MICROPHERRET: MICRObial PHEnotypic tRait ClassifieR using machine lEarning Techniques
Create a conda environment with Python 3.9 and packages:
conda create -n microrferret python=3.9 pandas biopython scikit-learn=1.1.2 numpy tensorflow tensorflow_addons pip install tensorflow-addons
To enter the environment:
conda activate micropherret
Clone this git repository
git clone https://github.com/BizzoTL/MICROPHERRET/
The files needed to run the scripts can be retrieved here: https://mega.nz/folder/FAVSRYTT#ElNlwvpSMuXSZu9NDoIp3w
For simply predicting the functions of your genome of interest you need to provide the .annotations file from EggNOG. In the MICROPHERRET folder, put the annotations of your genomes or MAGs in a folder called "annotations". Run "get_annotation_matrix.ipynb" and specify the folder where the files are located. After obtaining the output, called "ko_df_all.csv", run "predict_functions.py" from the "annotation" folder. The script takes two arguments, the user-generated annotation matrix and the matrix containing functions as columns and genomes as rows (function_db.csv) to check the prediction results.

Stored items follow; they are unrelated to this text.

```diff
@@ -737,6 +907,15 @@
             op.partial[(size_t)i * op.partial_stride + blockIdx.x] = sum;
         }
         FB_STAMP(7);
+        if constexpr (MODE == SMODE_BIN) {
+            auto kp = __builtin_amdgcn_kernarg_segment_ptr();
+            asm volatile("" : "+s"(kp));
+            if (((const StridedKArgs<T>*)kp)->op.tail.tickets) {
+                asm volatile("");
+                constexpr size_t FRONT = (size_t)N * TZ * (SPLIT ? sizeof(T) : sizeof(cx<T>)) + (size_t)N * sizeof(cx<T>);
+                bin_tail<T>(kp, FRONT, NW, place_in);
+            }
+        }
     }
 }
 
@@ -786,9 +965,8 @@
         const bool have = kx < N;
         cx<T> G{0, 0}, M{0, 0};
         if (have) { G = plane[(long long)ky * N + kx]; M = plane[(long long)kym * N + ((N - kx) & (N - 1))]; }
-        const cx<T> x0{(T)0.5 * (G.x + M.x), (T)0.5 * (G.y - M.y)};
-        const cx<T> x1{(T)0.5 * (G.y + M.y), (T)0.5 * (M.x - G.x)};
-        const T p0 = x0.x * x0.x + x0.y * x0.y, p1 = x1.x * x1.x + x1.y * x1.y;
+        T p0, p1;
+        plane_powers(G, M, p0, p1);
         const int b0 = have ? bin_of_mode(bg, g, lbins, lthr, kx, ky, 0) : nb;
         const int b1 = have ? bin_of_mode(bg, g, lbins, lthr, kx, ky, N >> 1) : nb;
         wave_flush(b0, p0, p0 * p0, have && b0 < nb, row);
diff --git a/fastbox_amd/csrc/fb_fft_launch.inc b/fastbox_amd/csrc/fb_fft_launch.inc
--- a/fastbox_amd/csrc/fb_fft_launch.inc
+++ b/fastbox_amd/csrc/fb_fft_launch.inc
@@ -43,6 +43,12 @@
     constexpr int NW = (TZ * TPL + 63) / 64;
     size_t lds = (size_t)N * TZ * (SPLIT ? sizeof(real_t) : sizeof(cplx_t)) + (size_t)N * sizeof(cplx_t);
     if (smode_bins(MODE)) lds += (size_t)NW * 2 * op.nbins * sizeof(double) + (size_t)((op.nbins + 63) & ~63) * sizeof(int);
+    if (smode_bins(MODE) && op.tail.tickets) {
+        const size_t front = (size_t)N * TZ * (SPLIT ? sizeof(real_t) : sizeof(cplx_t)) + (size_t)N * sizeof(cplx_t);
+        const size_t need = 8 + (size_t)72 * op.nbins;
+        op.tail.lds_off = need <= front ? 0u : (unsigned)lds;
+        if (need > front) lds += need;
+    }
     StridedArgs<real_t> b = a;
     b.ntx = a.ntx ? a.ntx : (a.ncols + TZ - 1) / TZ;
     b.ntiles = b.ntx * nouter;
@@ -85,14 +91,25 @@
 #ifdef FB_STAMPS
         r = ensure(&p->bin_partials, &p->bin_partials_cap, (size_t)rows * 2 * op.nbins + (size_t)nblk * 32 + 64);
 #else
-        r = ensure(&p->bin_partials, &p->bin_partials_cap, (size_t)rows * 2 * op.nbins);
+        r = ensure(&p->bin_partials, &p->bin_partials_cap, (size_t)rows * 2 * op.nbins + (size_t)128 * (2 * op.nbins + 1));
 #endif
         if (r) return r;
         op.partial = p->bin_partials;
         op.partial_stride = rows;
         p->bin_rows = rows;
         p->bin_rows_main = nblk;
-    }
+        if (op.tail.tickets) {
+            BinTail& tl = op.tail;
+            const int npairs = N / 2 + 1;
+            tl.gsize = (nblk + 63) / 64;
+            tl.ng = (nblk + tl.gsize - 1) / tl.gsize;
+            tl.psize = (npairs + 63) / 64;
+            tl.npg = a.packed ? (npairs + tl.psize - 1) / tl.psize : 0;
+            tl.col0 = nblk;
+            tl.grows = p->bin_partials + (size_t)rows * 2 * op.nbins;
+        }
+    }
+    if (smode_bins(MODE) && p->bin_append_cap) op.tail.tickets = nullptr;
     { FbProfScope _ps(p, MODE == SMODE_GEN ? FBK_FFT_GEN : (smode_bins(MODE) ? FBK_FFT_BIN : FBK_FFT_STRIDED), s);
     hipLaunchKernelGGL(kernel, dim3(nblk), dim3(TZ * TPL), lds, s, b, sign, op); }
     FB_LAUNCH_CHECK("k_fft_strided");
@@ -352,8 +369,13 @@
     op.thr = p->thr; op.bins = p->bins; op.nbins = nb; op.namb = p->namb; op.store = 0;
     for (int q = 0; q < 8; ++q) op.amb[q] = p->amb[q];
     op.plane_out = packed ? reinterpret_cast<cplx_t*>(p->plane_buf) : nullptr;
+    const bool fold = p->bin_tail && p->tail_tickets && p->use_thr;
+    if (fold) {
+        op.tail.tickets = p->tail_tickets; op.tail.results = results;
+        op.tail.exp_partial = pre_exp ? p->exp_partials : nullptr; op.tail.exp_rows = p->exp_rows;
+    }
     int r = launch_strided<SMODE_BIN>(p, N, half_x(p, h, packed), N, -1, op, s);
-    if (r) return r;
+    if (r || fold) return r;
     if (packed) {
         BinGeom bg;
         bg.bins = p->bins; bg.thr = p->use_thr ? p->thr : nullptr; bg.nbins = nb; bg.namb = p->namb;
diff --git a/fastbox_amd/csrc/fb_plan.h b/fastbox_amd/csrc/fb_plan.h
--- a/fastbox_amd/csrc/fb_plan.h
+++ b/fastbox_amd/csrc/fb_plan.h
@@ -65,6 +65,8 @@
     long long bin_rows_main = 0;
     long long bin_append_cap = 0;
     void* plane_buf = nullptr;
+    int bin_tail = 1;
+    int* tail_tickets = nullptr;
     double* exp_partials = nullptr;
     size_t exp_partials_cap = 0;
     long long exp_rows = 0;
```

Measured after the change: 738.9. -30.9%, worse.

Example: python predict_functions.py -i ko_df_all.csv -f function_db.csv
To generate a new class, follow the instructions in "create_new_class.py". The inputs required to run the file are .annotations files from EggNOG for all the genomes to be included in the model. The script will then open and parse annotations files and from each .annotations file it retrieves the KOs. Those are stored in a dictionary with KOs as keys and copy numbers as values. The dictionary is then used with the main script KO matrix to train the different machine-learning algorithms and after selecting the best-performing model it saves it. The resulting model and scaler can then be added to the folder containing MICROPHERRET models.
Parameters to use: '-g' Folder containing the genomes that will be used for model training
'--from_faprotax' Dataset of genomes and functions from FAPROTAX
'-f'Function-specific classifier that will be train with the genomes
'-r' Genomes that we want to remove from previous training set
Example: python create_new_class.py -g genomes_folder/ --from_faprotax faprotax_annotation_matrix -f new_function -r genomes_to_remove
After creating the class, add the saved model and scaler with the others in the MICROPHERRET folder to run your predictions.